# [Task goal]
Below is some data. Retype exactly the lines starting at the one with "pre_feat[kt][h] = pre_valid[h]" and ending at the one with "auto wait_buf = [&](int".

*** Opening of Dataset excerpts ***

template <bool REGATHER>
__global__ void __launch_bounds__(B3_THREADS, 1)
k_ngp_bwd3(const NgpNet net, const NgpSamples smp, const float* __restrict__ dL_dsigmas, const float* __restrict__ dL_drgbs,
           const uint4* __restrict__ feat_save, const float* __restrict__ loss_scale, float* __restrict__ grad_enc,
           float* __restrict__ grad_rgb, uint32_t* __restrict__ dfeat, const int64_t dfeat_stride, int* __restrict__ sched) {
    extern __shared__ __align__(128) unsigned char smem_raw[];
    Bwd3Smem& S = *reinterpret_cast<Bwd3Smem*>(smem_raw);
    const __half* wd = reinterpret_cast<const __half*>(net.enc_params_h);
    const __half* wr = reinterpret_cast<const __half*>(net.rgb_params_h);
    load_weights_fwd(S.wf, wd, wr, threadIdx.x, B3_THREADS);

    const int warp = threadIdx.x >> 5, lane = threadIdx.x & 31, g = lane >> 2, q = lane & 3;
    const bool mma_wg = warp >= B3_WARPS;
    const int64_t n = bwd_count(smp);
    const int32_t* __restrict__ live = smp.live_idx;
    const int64_t n_mtiles = (n + 15) / 16;
    const int64_t n_blks = (n_mtiles + B3_WARPS - 1) / B3_WARPS;
    const float scale = loss_scale ? *loss_scale : 1.0f;
    const float inv_scale = 1.0f / scale;
    const int row0 = 16 * warp;

    if (threadIdx.x == 0) {
        mbar_init(&S.done[0], 4);
        mbar_init(&S.done[1], 4);
#pragma unroll
        for (int l = 0; l < 5; ++l) mbar_init(&S.staged[l], B3_WARPS);
        asm volatile("fence.mbarrier_init.release.cluster;" ::: "memory");
        S.blk[0] = sched ? atomicAdd(&sched[0], 1) : (int)blockIdx.x;
    }
    __syncthreads();
    uint32_t commits[2] = {0u, 0u};

    if (mma_wg) {
        float a3r[8], a2r[32], a1r[16], a2d[8], a1d[16];
#pragma unroll
        for (int i = 0; i < 8; ++i) a3r[i] = a2d[i] = 0.f;
#pragma unroll
        for (int i = 0; i < 16; ++i) a1r[i] = a1d[i] = 0.f;
#pragma unroll
        for (int i = 0; i < 32; ++i) a2r[i] = 0.f;
        auto signal = [&](int b) {
            __syncwarp();
            if (lane == 0) mbar_arrive(&S.done[b]);
        };
        int n_done = 0;
        for (int it = 0;; ++it) {
            const int64_t blk = S.blk[it & 1];
            if (blk >= n_blks) break;
            ++n_done;
            __syncthreads();
            const uint32_t par = (uint32_t)it & 1u;
            mbar_wait(&S.staged[0], par);
            wgmma_wgrad<16>(a3r, S.r2, S.dbuf[0]);   signal(0);
            mbar_wait(&S.staged[1], par);
            wgmma_wgrad<64>(a2r, S.dbuf[1], S.r1);   signal(1);
            mbar_wait(&S.staged[2], par);
            wgmma_wgrad<32>(a1r, S.dbuf[0], S.rin);  signal(0);
            mbar_wait(&S.staged[3], par);
            wgmma_wgrad<16>(a2d, S.hid, S.dbuf[1]);  signal(1);
            mbar_wait(&S.staged[4], par);
            wgmma_wgrad<32>(a1d, S.dbuf[0], S.feat); signal(0);
        }
        sched_finish(sched);
        if (n_done > 0) {
            const int m0 = 16 * (warp - B3_WARPS) + g;
            wgmma_acc_flush<16, true>(a3r, grad_rgb + 2048 + 4096, 64, m0, q, inv_scale);
            wgmma_acc_flush<64, false>(a2r, grad_rgb + 2048, 64, m0, q, inv_scale);
            wgmma_acc_flush<32, false>(a1r, grad_rgb, 32, m0, q, inv_scale);
            wgmma_acc_flush<16, true>(a2d, grad_enc + 2048, 64, m0, q, inv_scale);
            wgmma_acc_flush<32, false>(a1d, grad_enc, 32, m0, q, inv_scale);
        }
        return;
    }

    bool pre_valid[2] = {false, false};
    int64_t pre_src[2] = {0, 0};
    int pre_ridx[2] = {-1, -1};
    float pre_t[2] = {0.f, 0.f};
    float pre_up[2][3] = {{0.f, 0.f, 0.f}, {0.f, 0.f, 0.f}};
    uint32_t pre_feat[2][4] = {{0u, 0u, 0u, 0u}, {0u, 0u, 0u, 0u}};
    auto fetch_hop1 = [&](int64_t nblk) {
#pragma unroll
        for (int h = 0; h < 2; ++h) {
            const int64_t row = (nblk * B3_WARPS + warp) * 16 + g + 8 * h;
            pre_valid[h] = nblk < n_blks && row < n;
            pre_src[h] = pre_valid[h] ? (live ? (int64_t)__ldg(live + row) : row) : 0;
        }
    };
    auto fetch_hop2 = [&](int64_t nblk) {
#pragma unroll
        for (int h = 0; h < 2; ++h) {
            const int64_t sidx = pre_src[h];
            pre_ridx[h] = -1;
            pre_up[h][0] = pre_up[h][1] = pre_up[h][2] = 0.f;
            if (pre_valid[h]) {
                if (smp.ray_idx) {
                    pre_ridx[h] = __ldg(smp.ray_idx + sidx);
                    pre_t[h] = __ldg(smp.ts + sidx);
                }
                if (q == 0) {
                    pre_up[h][0] = __ldg(dL_dsigmas + sidx);
                    pre_up[h][1] = __ldg(dL_drgbs + 3 * sidx);
                    pre_up[h][2] = __ldg(dL_drgbs + 3 * sidx + 1);
                } else if (q == 1) {
                    pre_up[h][1] = __ldg(dL_drgbs + 3 * sidx + 2);
                }
            }
            if constexpr (!REGATHER) {
                const uint32_t* fs = reinterpret_cast<const uint32_t*>(feat_save);
                const int64_t t2 = (sidx >> 4) * 2;
                const int r = (int)(sidx & 15);
                const int64_t w0 = (r & 7) * 4 + q;
                const int sub = r >> 3;
#pragma unroll
                for (int kt = 0; kt < 2; ++kt) {
                    const uint32_t* p = fs + ((t2 + kt) * 32 + w0) * 4 + sub;
                    pre_feat[kt][h] = pre_valid[h] ? __ldg(p) : 0u;
                    pre_feat[kt][2 + h] = pre_valid[h] ? __ldg(p + 2) : 0u;
                }
            }
        }
        (void)nblk;
    };
    fetch_hop1(S.blk[0]);
    fetch_hop2(S.blk[0]);

    auto wait_buf = [&](int b) {
        if (commits[b]) mbar_wait(&S.done[b], (commits[b] - 1u) & 1u);
    };

    for (int it = 0;; ++it) {
        const int64_t blk = S.blk[it & 1];
        if (blk >= n_blks) break;
        if (threadIdx.x == 0) S.blk[(it + 1) & 1] = sched ? atomicAdd(&sched[0], 1) : (int)(blk + gridDim.x);

        const int64_t mtile = blk * B3_WARPS + warp;
        const int64_t base = mtile * 16;
        bool valid[2];
        float up_sig[2], up_c0[2], up_c1[2];
        SampleIn sm[2];
        uint32_t featA[1][2][4];
#pragma unroll
        for (int h = 0; h < 2; ++h) {
            valid[h] = pre_valid[h];
            up_sig[h] = pre_up[h][0]; up_c0[h] = pre_up[h][1]; up_c1[h] = pre_up[h][2];
#pragma unroll
            for (int kt = 0; kt < 2; ++kt) {
                featA[0][kt][h] = pre_feat[kt][h];
                featA[0][kt][2 + h] = pre_feat[kt][2 + h];
            }
            if (valid[h] && pre_ridx[h] >= 0) {
                const int r = pre_ridx[h];
                const float t = pre_t[h];
                sm[h].dx = __ldg(smp.rays_d + 3 * r); sm[h].dy = __ldg(smp.rays_d + 3 * r + 1); sm[h].dz = __ldg(smp.rays_d + 3 * r + 2);
                sm[h].x = __fmaf_rn(sm[h].dx, t, __ldg(smp.rays_o + 3 * r));
                sm[h].y = __fmaf_rn(sm[h].dy, t, __ldg(smp.rays_o + 3 * r + 1));
                sm[h].z = __fmaf_rn(sm[h].dz, t, __ldg(smp.rays_o + 3 * r + 2));
            } else {
                bool v = valid[h];
                sm[h] = load_sample(smp, pre_src[h], v);
                valid[h] = v;
            }
        }
        if constexpr (REGATHER) {
            const uint32_t* table = reinterpret_cast<const uint32_t*>(wd + NGP_DENSITY_MLP_PARAMS);
            const bool v[1][2] = {{valid[0], valid[1]}};
            float u[1][2][3];
#pragma unroll
            for (int h = 0; h < 2; ++h) to_unit(net, sm[h], u[0][h][0], u[0][h][1], u[0][h][2]);
            encode_rows<1>(net, table, u, v, featA, q);
        }
        wait_buf(0);
        __syncthreads();
        const int64_t nblk = S.blk[(it + 1) & 1];
        fetch_hop1(nblk);

        stage_canon<2>(S.feat, 32, row0, featA[0], g, q);
        float h0[2];
        uint32_t hA[1][1][4];
        {
            uint32_t hidA[1][4][4];
            {
                float c[1][8][4];
                mlp_layer<1, 32, 64, LD32>(featA, S.wf.w1d, c, g, q);
                relu_to_frag<1, 64>(c, hidA);
            }
            stage_canon<4>(S.hid, 64, row0, hidA[0], g, q);
            float c[1][2][4];
            mlp_layer<1, 64, 16, LD64>(hidA, S.wf.w2d, c, g, q);
            to_frag<1, 16>(c, hA);
        }
        h0[0] = lo_half(hA[0][0][0]);
        h0[1] = lo_half(hA[0][0][1]);
        uint32_t doutA[1][1][4];
        {
            uint32_t inA[1][2][4];
#pragma unroll
            for (int h = 0; h < 2; ++h) sh_rows(sm[h], q, inA[0][0][h], inA[0][0][2 + h]);
#pragma unroll
            for (int e = 0; e < 4; ++e) inA[0][1][e] = hA[0][0][e];
            stage_canon<2>(S.rin, 32, row0, inA[0], g, q);
            uint32_t r1A[1][4][4];
            {
                float c[1][8][4];
                mlp_layer<1, 32, 64, LD32>(inA, S.wf.w1r, c, g, q);
                relu_to_frag<1, 64>(c, r1A);
            }
            stage_canon<4>(S.r1, 64, row0, r1A[0], g, q);
            uint32_t r2A[1][4][4];
            {
                float c[1][8][4];
                mlp_layer<1, 64, 64, LD64>(r1A, S.wf.w2r, c, g, q);
                relu_to_frag<1, 64>(c, r2A);
            }
            stage_canon<4>(S.r2, 64, row0, r2A[0], g, q);
            float oC[1][1][4];
            mlp_layer<1, 64, 8, LD64>(r2A, S.wf.w3r, oC, g, q);
            doutA[0][0][2] = 0u;
            doutA[0][0][3] = 0u;
#pragma unroll
            for (int h = 0; h < 2; ++h) {
                float d0 = 0.f, d1 = 0.f;
                if (valid[h] && q < 2) {
                    float o0 = oC[0][0][2 * h], o1 = oC[0][0][2 * h + 1];
                    float s0 = 1.f, s1 = 1.f;
                    if (net.rgb_act == 1) {
                        o0 = half_round(1.0f / (1.0f + __expf(-o0)));
                        o1 = half_round(1.0f / (1.0f + __expf(-o1)));
                        s0 = o0 * (1.0f - o0);
                        s1 = o1 * (1.0f - o1);
                    }
                    d0 = up_c0[h] * s0 * scale;
                    d1 = (q == 0) ? up_c1[h] * s1 * scale : 0.f;
                }
                doutA[0][0][h] = pack_half2(d0, d1);
            }
        }

        stage_canon<1>(S.dbuf[0], 16, row0, doutA[0], g, q);
        fence_proxy_async_smem();
        __syncwarp();
        if (lane == 0) mbar_arrive(&S.staged[0]);
        commits[0] += 1u;
        uint32_t dA[1][4][4];
        {
            float c[1][8][4];
            mlp_layer_dgrad<16, 64, LD64>(doutA, S.wf.w3r, c, lane);
            uint32_t act[1][4][4];
            load_canon<4>(S.r2, 64, row0, act, g, q);
            relu_bwd_to_frag<1, 64>(c, act, dA);
        }
        wait_buf(1);
        stage_canon<4>(S.dbuf[1], 64, row0, dA[0], g, q);
        fence_proxy_async_smem();
        __syncwarp();
        if (lane == 0) mbar_arrive(&S.staged[1]);
        commits[1] += 1u;
        {
            float c[1][8][4];
            mlp_layer_dgrad<64, 64, LD64>(dA, S.wf.w2r, c, lane);
            uint32_t act[1][4][4];
            load_canon<4>(S.r1, 64, row0, act, g, q);
            relu_bwd_to_frag<1, 64>(c, act, dA);
        }
        fetch_hop2(nblk);
        wait_buf(0);
        stage_canon<4>(S.dbuf[0], 64, row0, dA[0], g, q);
        fence_proxy_async_smem();
        __syncwarp();
        if (lane == 0) mbar_arrive(&S.staged[2]);
        commits[0] += 1u;
        uint32_t dhA[1][1][4];
        {
            float c[1][2][4];
            mlp_layer_dgrad<64, 16, LD32>(dA, S.wf.w1r + 16, c, lane);
            if (q == 0) {
#pragma unroll
                for (int h = 0; h < 2; ++h)
                    if (valid[h]) c[0][0][2 * h] += up_sig[h] * expf(fminf(fmaxf(h0[h], -15.f), 15.f)) * scale;
            }
            to_frag<1, 16>(c, dhA);
        }
        wait_buf(1);
        stage_canon<1>(S.dbuf[1], 16, row0, dhA[0], g, q);
        fence_proxy_async_smem();
        __syncwarp();
        if (lane == 0) mbar_arrive(&S.staged[3]);
        commits[1] += 1u;
        {
            float c[1][8][4];
            mlp_layer_dgrad<16, 64, LD64>(dhA, S.wf.w2d, c, lane);
            uint32_t act[1][4][4];
            load_canon<4>(S.hid, 64, row0, act, g, q);
            relu_bwd_to_frag<1, 64>(c, act, dA);
        }
        wait_buf(0);
        stage_canon<4>(S.dbuf[0], 64, row0, dA[0], g, q);
        fence_proxy_async_smem();
        __syncwarp();
        if (lane == 0) mbar_arrive(&S.staged[4]);
        commits[0] += 1u;
        {
            float c[1][4][4];
            mlp_layer_dgrad<64, 32, LD32>(dA, S.wf.w1d, c, lane);
#pragma unroll
            for (int h = 0; h < 2; ++h) {
                const int64_t row = base + g + 8 * h;
                if (!valid[h]) continue;
#pragma unroll
                for (int j = 0; j < 4; ++j) {
                    const int level = 4 * j + q;
                    if (level < net.meta.n_levels)
                        dfeat[(int64_t)level * dfeat_stride + row] = pack_half2(c[0][j][2 * h], c[0][j][2 * h + 1]);
                }
            }
        }
    }

    sched_finish(sched);
}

*** Close of Dataset excerpts ***

# [Final answer]
                    pre_feat[kt][h] = pre_valid[h] ? __ldg(p) : 0u;
                    pre_feat[kt][2 + h] = pre_valid[h] ? __ldg(p + 2) : 0u;
                }
            }
        }
        (void)nblk;
    };
    fetch_hop1(S.blk[0]);
    fetch_hop2(S.blk[0]);

    auto wait_buf = [&](int b) {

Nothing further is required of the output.